What to work on: Count all lines holding "ifndef" in the data below and say the number, nothing more.

─── Data for the task ───

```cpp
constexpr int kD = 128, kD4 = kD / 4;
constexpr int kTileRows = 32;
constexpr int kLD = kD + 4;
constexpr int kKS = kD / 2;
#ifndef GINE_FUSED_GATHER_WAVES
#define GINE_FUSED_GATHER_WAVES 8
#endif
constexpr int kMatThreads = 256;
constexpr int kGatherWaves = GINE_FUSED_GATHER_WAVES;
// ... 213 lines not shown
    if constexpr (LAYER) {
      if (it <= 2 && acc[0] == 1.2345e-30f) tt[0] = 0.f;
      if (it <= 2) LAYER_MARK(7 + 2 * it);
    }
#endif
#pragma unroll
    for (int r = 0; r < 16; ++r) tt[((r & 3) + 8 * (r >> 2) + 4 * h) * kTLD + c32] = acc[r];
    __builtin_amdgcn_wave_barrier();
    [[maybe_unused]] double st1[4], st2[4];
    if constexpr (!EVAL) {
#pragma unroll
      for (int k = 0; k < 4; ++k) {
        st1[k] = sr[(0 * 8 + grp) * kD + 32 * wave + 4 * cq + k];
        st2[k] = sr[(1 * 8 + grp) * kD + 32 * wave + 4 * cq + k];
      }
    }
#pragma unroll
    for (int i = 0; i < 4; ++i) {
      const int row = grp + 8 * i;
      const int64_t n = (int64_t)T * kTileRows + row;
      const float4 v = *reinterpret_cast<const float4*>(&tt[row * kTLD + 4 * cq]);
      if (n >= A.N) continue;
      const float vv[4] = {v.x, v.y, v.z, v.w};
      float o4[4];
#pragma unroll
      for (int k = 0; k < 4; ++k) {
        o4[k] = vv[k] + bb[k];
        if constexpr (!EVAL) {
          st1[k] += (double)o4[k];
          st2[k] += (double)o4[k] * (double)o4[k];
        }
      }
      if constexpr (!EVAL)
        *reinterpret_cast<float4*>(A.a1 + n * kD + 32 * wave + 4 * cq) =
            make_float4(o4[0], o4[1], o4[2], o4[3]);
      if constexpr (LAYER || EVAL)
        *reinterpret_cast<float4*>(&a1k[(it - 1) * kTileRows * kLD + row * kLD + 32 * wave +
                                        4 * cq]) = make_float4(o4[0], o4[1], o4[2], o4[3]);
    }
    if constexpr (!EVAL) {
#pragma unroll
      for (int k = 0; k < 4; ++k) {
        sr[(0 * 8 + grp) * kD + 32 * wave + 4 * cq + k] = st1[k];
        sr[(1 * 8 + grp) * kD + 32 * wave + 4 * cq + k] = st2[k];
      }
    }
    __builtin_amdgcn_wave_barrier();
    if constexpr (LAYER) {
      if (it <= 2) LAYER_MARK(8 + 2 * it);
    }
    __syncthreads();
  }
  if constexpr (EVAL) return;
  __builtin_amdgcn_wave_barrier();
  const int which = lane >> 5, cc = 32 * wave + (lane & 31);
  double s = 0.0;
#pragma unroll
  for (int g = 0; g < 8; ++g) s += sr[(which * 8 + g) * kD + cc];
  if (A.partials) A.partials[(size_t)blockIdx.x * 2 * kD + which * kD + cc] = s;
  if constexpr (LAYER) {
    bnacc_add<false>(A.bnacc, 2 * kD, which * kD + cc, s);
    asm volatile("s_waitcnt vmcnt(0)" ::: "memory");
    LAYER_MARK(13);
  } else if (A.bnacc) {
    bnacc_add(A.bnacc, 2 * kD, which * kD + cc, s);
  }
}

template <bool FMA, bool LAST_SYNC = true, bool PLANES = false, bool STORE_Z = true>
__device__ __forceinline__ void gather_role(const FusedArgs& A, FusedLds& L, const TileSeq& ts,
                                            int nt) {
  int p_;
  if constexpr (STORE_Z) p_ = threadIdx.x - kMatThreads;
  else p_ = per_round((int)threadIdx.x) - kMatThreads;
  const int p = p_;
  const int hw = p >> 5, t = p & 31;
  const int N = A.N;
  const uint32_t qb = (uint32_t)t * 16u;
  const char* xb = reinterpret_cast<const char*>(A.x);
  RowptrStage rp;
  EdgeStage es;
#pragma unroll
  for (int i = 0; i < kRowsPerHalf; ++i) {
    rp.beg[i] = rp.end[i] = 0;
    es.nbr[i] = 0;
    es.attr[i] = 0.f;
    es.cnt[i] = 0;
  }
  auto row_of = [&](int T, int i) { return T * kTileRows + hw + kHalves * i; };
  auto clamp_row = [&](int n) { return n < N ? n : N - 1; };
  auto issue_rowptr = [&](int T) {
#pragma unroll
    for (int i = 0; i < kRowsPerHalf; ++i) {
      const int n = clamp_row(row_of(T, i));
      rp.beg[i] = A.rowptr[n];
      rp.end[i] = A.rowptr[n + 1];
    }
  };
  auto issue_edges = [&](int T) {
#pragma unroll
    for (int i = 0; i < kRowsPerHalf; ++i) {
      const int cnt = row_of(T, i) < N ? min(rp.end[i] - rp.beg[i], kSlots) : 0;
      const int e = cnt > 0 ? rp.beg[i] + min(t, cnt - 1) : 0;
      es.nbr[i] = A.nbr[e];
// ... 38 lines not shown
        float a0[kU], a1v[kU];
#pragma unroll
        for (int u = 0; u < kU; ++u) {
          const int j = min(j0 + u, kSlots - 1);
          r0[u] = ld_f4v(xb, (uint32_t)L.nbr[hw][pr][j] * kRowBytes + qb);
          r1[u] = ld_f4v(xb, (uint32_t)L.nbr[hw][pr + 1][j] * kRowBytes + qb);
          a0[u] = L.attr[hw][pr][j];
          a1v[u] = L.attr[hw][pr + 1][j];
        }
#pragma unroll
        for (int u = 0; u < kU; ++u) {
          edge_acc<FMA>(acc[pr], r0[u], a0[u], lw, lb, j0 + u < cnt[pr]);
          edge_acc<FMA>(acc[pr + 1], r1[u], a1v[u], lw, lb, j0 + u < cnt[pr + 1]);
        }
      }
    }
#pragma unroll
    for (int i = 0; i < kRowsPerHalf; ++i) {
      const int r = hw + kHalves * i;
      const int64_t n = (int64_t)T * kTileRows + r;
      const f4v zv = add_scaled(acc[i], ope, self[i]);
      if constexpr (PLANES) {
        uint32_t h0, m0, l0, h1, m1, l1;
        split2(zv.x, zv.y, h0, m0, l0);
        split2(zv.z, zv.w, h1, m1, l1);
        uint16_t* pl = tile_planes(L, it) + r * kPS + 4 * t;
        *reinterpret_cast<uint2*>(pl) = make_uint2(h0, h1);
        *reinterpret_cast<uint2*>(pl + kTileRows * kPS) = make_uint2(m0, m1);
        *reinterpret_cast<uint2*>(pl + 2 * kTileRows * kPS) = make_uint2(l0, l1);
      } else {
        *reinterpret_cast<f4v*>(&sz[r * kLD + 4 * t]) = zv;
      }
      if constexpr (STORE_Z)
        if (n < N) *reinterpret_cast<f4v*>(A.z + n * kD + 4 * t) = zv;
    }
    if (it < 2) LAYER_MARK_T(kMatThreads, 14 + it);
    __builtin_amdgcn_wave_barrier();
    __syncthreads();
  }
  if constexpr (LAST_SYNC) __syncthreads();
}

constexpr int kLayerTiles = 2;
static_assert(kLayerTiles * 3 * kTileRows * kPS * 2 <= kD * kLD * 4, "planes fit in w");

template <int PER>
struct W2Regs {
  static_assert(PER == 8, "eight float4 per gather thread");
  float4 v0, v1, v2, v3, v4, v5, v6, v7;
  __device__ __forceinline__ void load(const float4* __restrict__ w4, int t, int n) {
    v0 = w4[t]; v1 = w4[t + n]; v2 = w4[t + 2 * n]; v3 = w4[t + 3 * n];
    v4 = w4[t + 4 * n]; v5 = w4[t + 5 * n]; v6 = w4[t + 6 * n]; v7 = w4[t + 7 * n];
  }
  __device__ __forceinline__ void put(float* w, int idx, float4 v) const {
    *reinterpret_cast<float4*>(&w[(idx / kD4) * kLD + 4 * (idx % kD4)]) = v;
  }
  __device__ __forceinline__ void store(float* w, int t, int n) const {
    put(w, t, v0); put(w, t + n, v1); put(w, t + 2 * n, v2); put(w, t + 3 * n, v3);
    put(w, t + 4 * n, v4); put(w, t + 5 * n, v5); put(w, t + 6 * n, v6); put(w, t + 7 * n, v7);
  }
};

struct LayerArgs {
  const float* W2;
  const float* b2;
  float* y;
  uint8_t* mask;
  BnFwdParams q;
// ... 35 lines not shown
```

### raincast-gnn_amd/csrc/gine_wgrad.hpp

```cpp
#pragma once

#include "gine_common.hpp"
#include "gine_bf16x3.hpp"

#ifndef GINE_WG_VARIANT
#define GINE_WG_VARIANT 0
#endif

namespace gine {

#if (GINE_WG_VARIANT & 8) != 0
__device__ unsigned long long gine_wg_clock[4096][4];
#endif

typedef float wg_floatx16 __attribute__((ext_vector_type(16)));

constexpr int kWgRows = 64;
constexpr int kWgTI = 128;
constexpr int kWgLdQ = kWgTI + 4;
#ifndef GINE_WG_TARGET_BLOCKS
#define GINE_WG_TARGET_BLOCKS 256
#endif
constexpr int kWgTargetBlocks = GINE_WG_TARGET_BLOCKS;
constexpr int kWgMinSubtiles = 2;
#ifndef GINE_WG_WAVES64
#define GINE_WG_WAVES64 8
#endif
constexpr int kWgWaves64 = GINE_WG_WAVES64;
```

───

Solution to the exercise: 4